I'm anticipating that

A good test would be an ltrace-like tracer, implemented in-process, but where we print addresses as stable identifiers. It should give the same output for any run, even for multithreaded programs if we discard ordering (e.g. sort the output lines).

Note that the liballocs API already allows for allocations to have names. However, these names are not the same thing -- they are (1) optional (only for subobjects, symbols etc) and (2) non-unique (directly using the symbol name, subobject name, etc). By contrast, a stable allocation identity should be globally unique across a whole execution, and every allocation should have one (if asked for one).

stephenrkell commented 6 months ago

This is related to the need faced by my editable-assembly-generating example client (see examples/ or #88) to generate symbolic names for any referenced position. That is interesting because what's being named there is a position in the allocation containment tree, not just an address.
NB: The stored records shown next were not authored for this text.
@dataclass
class LlamaConfig:
    name: str = "llama3-8b"
    vocab_size: int = 128256
    hidden_size: int = 4096
    intermediate_size: int = 14336
    num_layers: int = 32
    num_heads: int = 32
    num_kv_heads: int = 8
    head_dim: int = 128
    rope_theta: float = 500000.0
    norm_eps: float = 1e-5
    max_seq_len: int = 8192
    tie_embeddings: bool = False
# ... 100 lines not shown
        k = lin(x, self.wk.weight, self.wk.bias).view(B, S, self.n_kv, d)
        v = lin(x, self.wv.weight, self.wv.bias).view(B, S, self.n_kv, d)
        q = ops.rope(q.reshape(B * S, self.n_q, d), cos, sin,
                     positions).view(B, S, self.n_q, d)
        k = ops.rope(k.reshape(B * S, self.n_kv, d), cos, sin,
                     positions).view(B, S, self.n_kv, d)
        if infer_ctx is None:
            o = ops.attention(q, k, v, self.scale, causal=True)
        elif infer_ctx.mode == "append":
            o = append_attention(self, q, k, v, infer_ctx)
        else:
            slots = (infer_ctx.prefill_slots
                     if infer_ctx.prefill_slots is not None
                     else [infer_ctx.prefill_slot])
            lens = (infer_ctx.prefill_lens
                    if infer_ctx.prefill_lens is not None
                    else [infer_ctx.prefill_len])
            for i, (slot, ln) in enumerate(zip(slots, lens)):
                infer_ctx.cache.write_prefill(self.layer_idx, slot,
                                              k[i:i + 1], v[i:i + 1], ln)
            o = ops.attention(q, k, v, self.scale, causal=True)
        return lin(o.reshape(B, S, self.n_q * d), self.wo.weight)


class MLP(nn.Module):
    def __init__(self, cfg: LlamaConfig):
        super().__init__()
        h, m = cfg.hidden_size, cfg.intermediate_size
        self.w_gate_up = nn.Linear(h, 2 * m, bias=False)
        self.w_down = nn.Linear(m, h, bias=False)
        self.m = m

    def forward(self, x, infer_ctx=None):
        decode = infer_ctx is not None and infer_ctx.mode == "decode"
        lin = ops.decode_linear if decode else torch.nn.functional.linear
        return lin(ops.swiglu(lin(x, self.w_gate_up.weight)),
                   self.w_down.weight)

    def down_from_gu(self, gu):
        return ops.decode_linear(ops.swiglu(gu), self.w_down.weight)



class Block(nn.Module):
    def __init__(self, cfg: LlamaConfig, layer_idx: int):
        super().__init__()
        self.attn = Attention(cfg)
        self.attn.layer_idx = layer_idx
        self.mlp = MLP(cfg)
        self.attn_norm = nn.Parameter(torch.ones(cfg.hidden_size))
        self.mlp_norm = nn.Parameter(torch.ones(cfg.hidden_size))
        self.eps = cfg.norm_eps

    def forward(self, x, cos, sin, positions, infer_ctx=None):
        x = x + self.attn(ops.rmsnorm(x, self.attn_norm, self.eps), cos, sin,
                          positions, infer_ctx)
        x = x + self.mlp(ops.rmsnorm(x, self.mlp_norm, self.eps),
                         infer_ctx)
        return x


class Llama(nn.Module):
    def __init__(self, cfg: LlamaConfig):
        super().__init__()
        self.cfg = cfg
        self.embed = nn.Embedding(cfg.vocab_size, cfg.hidden_size)
        self.blocks = nn.ModuleList(
            Block(cfg, i) for i in range(cfg.num_layers))
        self.final_norm = nn.Parameter(torch.ones(cfg.hidden_size))
        self.lm_head = nn.Linear(cfg.hidden_size, cfg.vocab_size, bias=False)
        if cfg.tie_embeddings:
            self.lm_head.weight = self.embed.weight
        self._rope = None

    def _tables(self, device):
        if self._rope is None or self._rope[0].device != device:
            self._rope = rope_tables(self.cfg, device)
        return self._rope

    def forward(self, tokens: torch.Tensor, positions: torch.Tensor = None,
                infer_ctx=None) -> torch.Tensor:
        B, S = tokens.shape
        cos, sin = self._tables(tokens.device)
        if positions is None:
            positions = torch.arange(S, dtype=torch.int32,
                                     device=tokens.device)
            positions = positions.unsqueeze(0).expand(B, S).reshape(-1)
        x = self.embed(tokens)
        if infer_ctx is not None and infer_ctx.mode == "decode":
            res = None
            for blk in self.blocks:
                if not hasattr(blk.attn, "_wqkv"):
                    if res is None:
                        h = ops.rmsnorm(x, blk.attn_norm, blk.eps)
                    else:
                        x, h = ops.rmsnorm_res(x, res, blk.attn_norm,
                                               blk.eps)
                    a = blk.attn(h, cos, sin, positions, infer_ctx)
                    x, h2 = ops.rmsnorm_res(x, a, blk.mlp_norm, blk.eps)
                    res = blk.mlp(h2, infer_ctx)
                    continue
                x, qkv = ops.decode_norm_linear(
                    x, res, blk.attn_norm, blk.eps, blk.attn.packed_qkv())
                a = blk.attn(None, cos, sin, positions, infer_ctx,
                             qkv=qkv)
                x, gu = ops.decode_norm_linear(
                    x, a, blk.mlp_norm, blk.eps, blk.mlp.w_gate_up.weight)
                res = blk.mlp.down_from_gu(gu)
            _, logits = ops.decode_norm_linear(
                x, res, self.final_norm, self.cfg.norm_eps,
                self.lm_head.weight)
            return logits
        for blk in self.blocks:
            x = blk(x, cos, sin, positions, infer_ctx)
        if infer_ctx is not None and infer_ctx.mode == "append":
            last = (infer_ctx.append_lens.long() - 1).clamp(min=0)
            x = x[torch.arange(B, device=x.device), last].unsqueeze(1)
        x = ops.rmsnorm(x, self.final_norm, self.cfg.norm_eps)
        return self.lm_head(x)

    def loss(self, tokens: torch.Tensor, targets: torch.Tensor):
        logits = self.forward(tokens)
        return ops.fused_cross_entropy(
            logits.reshape(-1, self.cfg.vocab_size), targets.reshape(-1))

    def num_params(self) -> int:
        return sum(p.numel() for p in self.parameters())

    def flops_per_token(self, seq_len: int) -> float:
        c = self.cfg
        return 6 * self.num_params() + \
            6 * c.num_layers * 2 * seq_len * c.num_heads * c.head_dim
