void Sampler::eval_chunk(int level, int xi_level, int nb, const double* xi_d, double* s_d, const double* init_d,
                         int init_level, bool use_init, double* emb_d, pmc_stats* stats) {
    hipStream_t st = ctx.stream;
    SamplerLevel& d = lv[level];
    const int n_u = d.n_u, n_s = d.n_s;
    ensure(level, nb);
    if (stats) ctx.phase_mark(0);
    if (hybrid) {
        double* fz = rhs.p + (size_t)n_u * nb;
        if (xi_level == level) {
            k::interleave(st, nb, n_s, xi_d, d.zw_sqrt.p, -g, fz);
        } else {
            double* cur = tA.p;
            double* nxt = tB.p;
            k::interleave(st, nb, lv[xi_level].n_s, xi_d, lv[xi_level].w_sqrt.p, -g, cur);
            for (int l = xi_level; l < level; ++l) {
                const bool final_step = l + 1 == level;
                k::spmm(st, nb, final_step ? view(d.Ptz) : view(mg.L[l].Pt), cur, final_step ? fz : nxt, false, nullptr, nullptr);
                std::swap(cur, nxt);
            }
        }
        k::spmm(st, nb, view(d.Gz), fz, rhs.p, false, nullptr, nullptr);
        if (stats) ctx.phase_mark(1);
        solve_system(level, nb, true, 0, n_u, stats);
        double* field = sol.p + (size_t)n_u * nb;
        k::residual(st, nb, view(d.Gl), fz, sol.p, field);
    } else {
    k::fill(st, (size_t)n_u * nb, rhs.p, 0.0);
    double* rhs_s = rhs.p + (size_t)n_u * nb;
    if (xi_level == level) {
        k::interleave(st, nb, n_s, xi_d, lv[xi_level].w_sqrt.p, -g, rhs_s);
    } else {
        double* cur = tA.p;
        double* nxt = tB.p;
        k::interleave(st, nb, lv[xi_level].n_s, xi_d, lv[xi_level].w_sqrt.p, -g, cur);
        for (int l = xi_level; l < level; ++l) {
            double* dst = (l + 1 == level) ? rhs_s : nxt;
            k::spmm(st, nb, view(mg.L[l].Pt), cur, dst, false, nullptr, nullptr);
            std::swap(cur, nxt);
        }
    }
    bool zero_guess = true;
    if (use_init) {
        double* sol_s = sol.p + (size_t)n_u * nb;
        k::fill(st, (size_t)n_u * nb, sol.p, 0.0);
        if (init_level == level) {
            k::interleave(st, nb, n_s, init_d, nullptr, 1.0, sol_s);
        } else {
            double* cur = tA.p;
            double* nxt = tB.p;
            k::interleave(st, nb, lv[init_level].n_s, init_d, nullptr, 1.0, cur);
            for (int l = init_level; l > level; --l) {
                double* dst = (l - 1 == level) ? sol_s : nxt;
                k::spmm(st, nb, view(mg.L[l - 1].P), cur, dst, false, nullptr, nullptr);
                std::swap(cur, nxt);
            }
        }
        zero_guess = false;
    }
    if (stats) ctx.phase_mark(1);
    solve_system(level, nb, zero_guess, n_u, n_s, stats);
    }
    const double* sol_s = sol.p + (size_t)n_u * nb;
    if (d.proj == PMC_PROJ_NONE) {
        k::deinterleave(st, nb, n_s, sol_s, nullptr, nullptr, lognormal && !cond, s_d);
        if (cond) cond->apply_device(level, nb, s_d, nullptr, s_d, lognormal);
    } else if (d.proj == PMC_PROJ_GATHER) {
        k::deinterleave(st, nb, d.out_size, sol_s, d.gather.p, nullptr, lognormal, s_d);
    } else {
        k::spmm(st, nb, view(d.Gt), sol_s, tA.p, false, nullptr, nullptr);
        k::deinterleave(st, nb, d.out_size, tA.p, nullptr, d.inv_w.p, lognormal, s_d);
    }
    if (emb_d) k::deinterleave(st, nb, n_s, sol_s, nullptr, nullptr, false, emb_d);
}
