typedef unsigned int v4u __attribute__((ext_vector_type(4)));
__device__ __forceinline__ void store_through(__amdgpu_buffer_rsrc_t buffer, int offset, float4 v) {
    v4u x = {__float_as_uint(v.x), __float_as_uint(v.y), __float_as_uint(v.z), __float_as_uint(v.w)};
    __builtin_amdgcn_raw_buffer_store_b128(x, buffer, offset, 0, 16);
}
__device__ __forceinline__ void store_plain(__amdgpu_buffer_rsrc_t buffer, int offset, float4 v) {
    v4u x = {__float_as_uint(v.x), __float_as_uint(v.y), __float_as_uint(v.z), __float_as_uint(v.w)};
    __builtin_amdgcn_raw_buffer_store_b128(x, buffer, offset, 0, 0);
}
__device__ __forceinline__ float4 load_through(__amdgpu_buffer_rsrc_t buffer, int offset) {
    const v4u x = __builtin_amdgcn_raw_buffer_load_b128(buffer, offset, 0, 16);
    return make_float4(__uint_as_float(x.x), __uint_as_float(x.y), __uint_as_float(x.z), __uint_as_float(x.w));
}
__device__ __forceinline__ __amdgpu_buffer_rsrc_t buffer_of(const void *base, unsigned bytes) {
    return __builtin_amdgcn_make_buffer_rsrc(const_cast<void *>(base), 0, (int)bytes, 0x00020000);
}

#ifndef RESIDENT_ABL
#define RESIDENT_ABL 0
#endif
#ifndef CLUSTER_POLL_SLEEP
#define CLUSTER_POLL_SLEEP 4
#endif
#ifndef CLUSTER_ROUND
#define CLUSTER_ROUND 8
#endif
#ifndef RESIDENT_EXTRA_VALU
#define RESIDENT_EXTRA_VALU 0
#endif
#ifndef RESIDENT_HORIZON
#define RESIDENT_HORIZON 1
#endif
#ifndef RESIDENT_HORIZON_SLACK
#define RESIDENT_HORIZON_SLACK 2
#endif

#ifndef RESIDENT_PRIO
#define RESIDENT_PRIO 1
#endif
#ifndef RESIDENT_PRIO_CAP
#define RESIDENT_PRIO_CAP 3
#endif
__device__ __forceinline__ int prio_level(int left) {
    const int level = left >= 6 ? 3 : left >= 4 ? 2 : left >= 2 ? 1 : 0;
    return level < RESIDENT_PRIO_CAP ? level : RESIDENT_PRIO_CAP;
}
#ifndef RESIDENT_DEPTH
#define RESIDENT_DEPTH 1
#endif
#ifndef RESIDENT_SPLIT_ADDS
#define RESIDENT_SPLIT_ADDS 0
#endif
constexpr int scan_depth(int MAXP, int KR, bool CLUSTER, int NI) {
    const bool fits = KR == 1 ? !(MAXP == 11 && NI == 8) && !(MAXP == 6 && CLUSTER) : MAXP == 1;
    return RESIDENT_DEPTH >= 2 && fits ? 2 : 1;
}

#ifdef RESIDENT_STAMP
constexpr int kPhases = 12;
__device__ unsigned long long g_phase[1024 * 16 * kPhases];
__device__ unsigned long long g_wgtime[1024 * 4];
#define RSTAMP(i) { const unsigned long long now_ = __builtin_readcyclecounter(); acc[i] += now_ - last; last = now_; }
#define RCOUNT(i, n) acc[i] += (n)
#else
#define RSTAMP(i)
#define RCOUNT(i, n)
#endif
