namespace {
int backward_pass(mmda_misa* m, const int64_t* t_ids, const float* v, const float* a, const int32_t* lengths, const OptStep* opt,
                  void* stream) {
  if (check_ready(m) || !m->G) return MMDA_EINVAL;
  if (m->plan.inf) return MMDA_EINVAL;
  if ((!t_ids || !v || !a || !lengths) && !(m->plan.enc_cached && m->plan.enc_cut)) return MMDA_EINVAL;
  if (m->plan.enc_cached && !m->plan.enc_cut) return MMDA_EINVAL;
  if (m->plan.enc_cut && !encoder_cut(m)) return MMDA_EINVAL;
  if (masked(m) && opt) { const int rr = runs_ready(m, stream); if (rr) return rr; }
  m->early_valid = 0; m->adam_early_done = 0;
  Pass x(m, stream, nullptr, opt);
  const StepPlan& P = m->plan;
  const bool row_fuse = P.row_fuse && m->wT_valid;
  if (m->fj1 && !row_fuse) { x.rc = flag_join_fallback(m, stream); m->fj1 = 0; if (x.rc) return x.rc; }
  if (row_fuse) x.bwd_fusion_fused();
  else if (P.skinny) x.bwd_fusion_skinny();
  else x.bwd_fusion_tiled();
  x.fusion_wgrads();
  if (x.rc) return x.rc;
  x.bwd_side_chain(row_fuse, t_ids, lengths);
  const float* xin[3] = {WS(m->lay.mod[0].x), v, a};
  for (int l = 1; l >= 0 && !x.rc && !P.enc_cut; --l) x.bwd_encoder_layer(l, xin, t_ids, lengths);
  if (x.rc) return x.rc;
  if (!m->ev.empty() && !P.enc_cached) { if (m->ev_seen_b % m->ev_stride == 0) m->ev_bwd++; m->ev_seen_b++; }
  if (P.fj_on && opt && !is_gru(m) && m->side_pending && m->jflags && m->adam_early_done > 0 &&
      m->adam_early_done == m->par.rnn1_begin) {
    x.rc = bg_join(m, m->side);
    if (!x.rc) x.rc = side_flag_signal(m, 1);
    m->fj2 = x.rc ? 0 : 1;
    return x.rc;
  }
  x.rc = side_join(m, stream);
  if (!x.rc && is_gru(m) && !P.enc_cut) {
    mmda_gru_pad_job gj[MMDA_GRU_PAD_MAX];
    int n = gru_jobs(m, m->G, true, gj);
    x.rc = mmda_gru_unpad_grads(gj, n, stream);
  }
  return x.rc;
}
}

extern "C" int mmda_misa_backward(mmda_misa* m, const int64_t* t_ids, const float* v, const float* a, const int32_t* lengths,
                                  void* stream) {
  if (!t_ids || !v || !a || !lengths) return MMDA_EINVAL;
  return backward_pass(m, t_ids, v, a, lengths, nullptr, stream);
}

extern "C" int mmda_misa_timing_end(mmda_misa* m) {
  if (!m) return MMDA_EINVAL;
  for (hipEvent_t e : m->ev) (void)hipEventDestroy(e);
  m->ev.clear(); m->ev_steps = m->ev_fwd = m->ev_bwd = 0; m->ev_seen_f = m->ev_seen_b = 0;
  return MMDA_OK;
}
extern "C" int mmda_misa_timing_stride(mmda_misa* m, int stride) {
  if (!m || stride < 1) return MMDA_EINVAL;
  m->ev_stride = stride;
  return MMDA_OK;
}
extern "C" int mmda_misa_timing_begin(mmda_misa* m, int max_steps) {
  if (!m || max_steps <= 0 || max_steps > 4096) return MMDA_EINVAL;
  mmda_misa_timing_end(m);
  m->ev.resize((size_t)max_steps * 8);
  for (auto& e : m->ev)
    if (hipEventCreateWithFlags(&e, hipEventDisableSystemFence) != hipSuccess) return MMDA_ELAUNCH;
  m->ev_steps = max_steps;
  m->ev_done.assign((size_t)max_steps * 4, 0);
  return MMDA_OK;
}
extern "C" int mmda_misa_timing_rotate(mmda_misa* m, int on) {
  if (!m) return MMDA_EINVAL;
  m->ev_rotate = on ? 1 : 0;
  return MMDA_OK;
}
extern "C" int mmda_misa_timing_collect(mmda_misa* m, float mean_ms[4], int* steps) {
  if (!m || !mean_ms || m->ev.empty()) return MMDA_EINVAL;
  int n = m->ev_fwd < m->ev_bwd ? m->ev_fwd : m->ev_bwd;
  if (n > m->ev_steps) n = m->ev_steps;
  double acc[4] = {0, 0, 0, 0};
  int cnt[4] = {0, 0, 0, 0};
  for (int s = 0; s < n; ++s)
    for (int k = 0; k < 4; ++k) {
      if ((size_t)(s * 4 + k) >= m->ev_done.size() || !m->ev_done[s * 4 + k]) continue;
      float ms = 0.f;
      if (hipEventSynchronize(m->ev[(s * 4 + k) * 2 + 1]) != hipSuccess) return MMDA_ELAUNCH;
      if (hipEventElapsedTime(&ms, m->ev[(s * 4 + k) * 2], m->ev[(s * 4 + k) * 2 + 1]) != hipSuccess) return MMDA_ELAUNCH;
      acc[k] += ms; cnt[k]++;
    }
  int least = n;
  for (int k = 0; k < 4; ++k) { mean_ms[k] = cnt[k] > 0 ? (float)(acc[k] / cnt[k]) : 0.f; least = cnt[k] < least ? cnt[k] : least; }
  if (steps) *steps = least;
  return MMDA_OK;
}
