+__global__ void __launch_bounds__(kWgThreads, 1) k_tc_wgrad(const WgradArgs g) {
   extern __shared__ __align__(1024) uint8_t smem_raw[];
   const int warp = threadIdx.x >> 5, lane = threadIdx.x & 31;
-  const uint32_t rawA = kChunkK * 512, rawB = kChunkK * g.Kx * 4;
-  const uint32_t opA = 128 * 128, opB = g.Kx * 128;
-  const uint32_t op_stage = (g.x3 ? 2 : 1) * (opA + opB);
+  const uint32_t rawA = kChunkK * 512, raw_stage = rawA + kChunkK * g.Kx * 4;
+  const uint32_t opB = g.Kx * 128;
+  const uint32_t op_stage = (g.x3 ? 2 : 1) * opB;
   const int Rr = g.raw_stages, S = g.op_stages;
   uint8_t* sOp = smem_raw;
   uint8_t* sRaw = sOp + (size_t)S * op_stage;
-  uint64_t* bars = reinterpret_cast<uint64_t*>(sRaw + (size_t)Rr * (rawA + rawB));
+  uint64_t* bars = reinterpret_cast<uint64_t*>(sRaw + (size_t)Rr * raw_stage);
   uint64_t* raw_full = bars;
   uint64_t* raw_empty = raw_full + Rr;
-  uint64_t* op_full = raw_empty + Rr;
-  uint64_t* op_empty = op_full + S;
-  uint64_t* tfull = op_empty + S;
+  uint64_t* a_full = raw_empty + Rr;
+  uint64_t* a_empty = a_full + kTaStages;
+  uint64_t* b_full = a_empty + kTaStages;
+  uint64_t* b_empty = b_full + S;
+  uint64_t* tfull = b_empty + S;
   uint64_t* tempty = tfull + 2;
   uint32_t* tmem_slot = reinterpret_cast<uint32_t*>(tempty + 2);
-  constexpr int kFlush = 8;
-  const uint32_t acc_cols = g.x3 ? 2 * g.Kx : g.Kx;
-  const uint32_t need_cols = 2 * acc_cols;
-  const uint32_t tmem_cols = need_cols <= 32 ? 32 : need_cols <= 64 ? 64 : need_cols <= 128 ? 128 : need_cols <= 256 ? 256 : 512;
+  constexpr uint32_t tmem_cols = 512;
 
   const int64_t nchunks = (g.M + kChunkK - 1) / kChunkK;
   const int64_t per = (nchunks + gridDim.x - 1) / gridDim.x;
@@ -679,16 +693,20 @@
 
   if (threadIdx.x == 0) {
     for (int s = 0; s < Rr; ++s) {
-      mbar_init(&raw_full[s], kLoadWarps * 32);
-      mbar_init(&raw_empty[s], 4 * 32);
+      mbar_init(&raw_full[s], kWgLd * 32);
+      mbar_init(&raw_empty[s], 2 * 4 * 32);
+    }
+    for (int s = 0; s < kTaStages; ++s) {
+      mbar_init(&a_full[s], 4 * 32);
+      mbar_init(&a_empty[s], 1);
     }
     for (int s = 0; s < S; ++s) {
-      mbar_init(&op_full[s], 4 * 32);
-      mbar_init(&op_empty[s], 1);
+      mbar_init(&b_full[s], 4 * 32);
+      mbar_init(&b_empty[s], 1);
     }
     for (int a = 0; a < 2; ++a) {
       mbar_init(&tfull[a], 1);
-      mbar_init(&tempty[a], kEpiWarps * 32);
+      mbar_init(&tempty[a], 2 * kEpiWarps * 32);
     }
     fence_barrier_init();
   }
@@ -700,14 +718,15 @@
   pdl_trigger();
   pdl_wait();
   if (c_beg >= c_end) {
-    for (int i = threadIdx.x; i < g.Kx * 128; i += kRowsThreads) g.part[(size_t)blockIdx.x * g.Kx * 128 + i] = 0.f;
+    for (int i = threadIdx.x; i < g.Kx * 128; i += kWgThreads) g.part[(size_t)blockIdx.x * g.Kx * 128 + i] = 0.f;
     if (g.db && threadIdx.x < 128) g.part[(size_t)gridDim.x * g.Kx * 128 + (size_t)blockIdx.x * 128 + threadIdx.x] = 0.f;
     __syncthreads();
     if (warp == 8) tmem_dealloc(tmem_base, tmem_cols);
     return;
   }
 
-  if (warp >= 9) {
+  if (warp >= 9 && warp < 9 + kWgLd) {
+    constexpr int kRg = kChunkK / 4 / kWgLd;
     const int lw = warp - 9, r_in = lane >> 3, pl = lane & 7;
     const uint32_t raw_base = smem_u32(sRaw);
     const int pgB = g.Kx / 32;
@@ -715,17 +734,16 @@
     for (int64_t c = c_beg; c < c_end; ++c, ++it) {
       const int s = it % Rr;
       mbar_wait(&raw_empty[s], ((it / Rr) & 1) ^ 1);
-      const uint32_t dA = raw_base + s * (rawA + rawB), dB = dA + rawA;
+      const uint32_t dA = raw_base + s * raw_stage, dB = dA + rawA;
       const int64_t m0 = c * kChunkK;
 #pragma unroll
-      for (int j = 0; j < 8; ++j) {
-        const int r = 8 * lw + (j & 1) * 4 + r_in, pg = j >> 1;
+      for (int j = 0; j < 4 * kRg; ++j) {
+        const int r = 4 * kRg * lw + (j % kRg) * 4 + r_in, pg = j / kRg;
         const bool ok = m0 + r < g.M;
-        cp_async16(dA + r * 512 + (((pg * 8 + pl) ^ (r >> 2)) << 4), ok ? g.dY + (m0 + r) * g.ldy + (pg * 8 + pl) * 4 : g.dY,
-                   ok ? 16u : 0u);
-      }
-      for (int j = 0; j < 2 * pgB; ++j) {
-        const int r = 8 * lw + (j & 1) * 4 + r_in, pg = j >> 1;
+        cp_async16(dA + r * 512 + ((pg * 8 + pl) << 4), ok ? g.dY + (m0 + r) * g.ldy + (pg * 8 + pl) * 4 : g.dY, ok ? 16u : 0u);
+      }
+      for (int j = 0; j < kRg * pgB; ++j) {
+        const int r = 4 * kRg * lw + (j % kRg) * 4 + r_in, pg = j / kRg;
         const bool ok = m0 + r < g.M;
         cp_async16(dB + r * (g.Kx * 4) + (((pg * 8 + pl) ^ (r >> 2)) << 4), ok ? g.X + (m0 + r) * g.ldx + (pg * 8 + pl) * 4 : g.X,
                    ok ? 16u : 0u);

If we have an address and a pointed-to type, we can identify a particular tree node, not just an address-equal slice through the tree. (This is the insight between my as-yet-unpublished bounds-checking work.)

So maybe the service could name a tree node not just an address? Some defaulting logic could break ties if the client doesn't know which node it wants.

Incidentally, a better API for navigating these tree slices would replace find_matching_subobject and first_subobject_spanning and walk_subobjects_spanning (others?).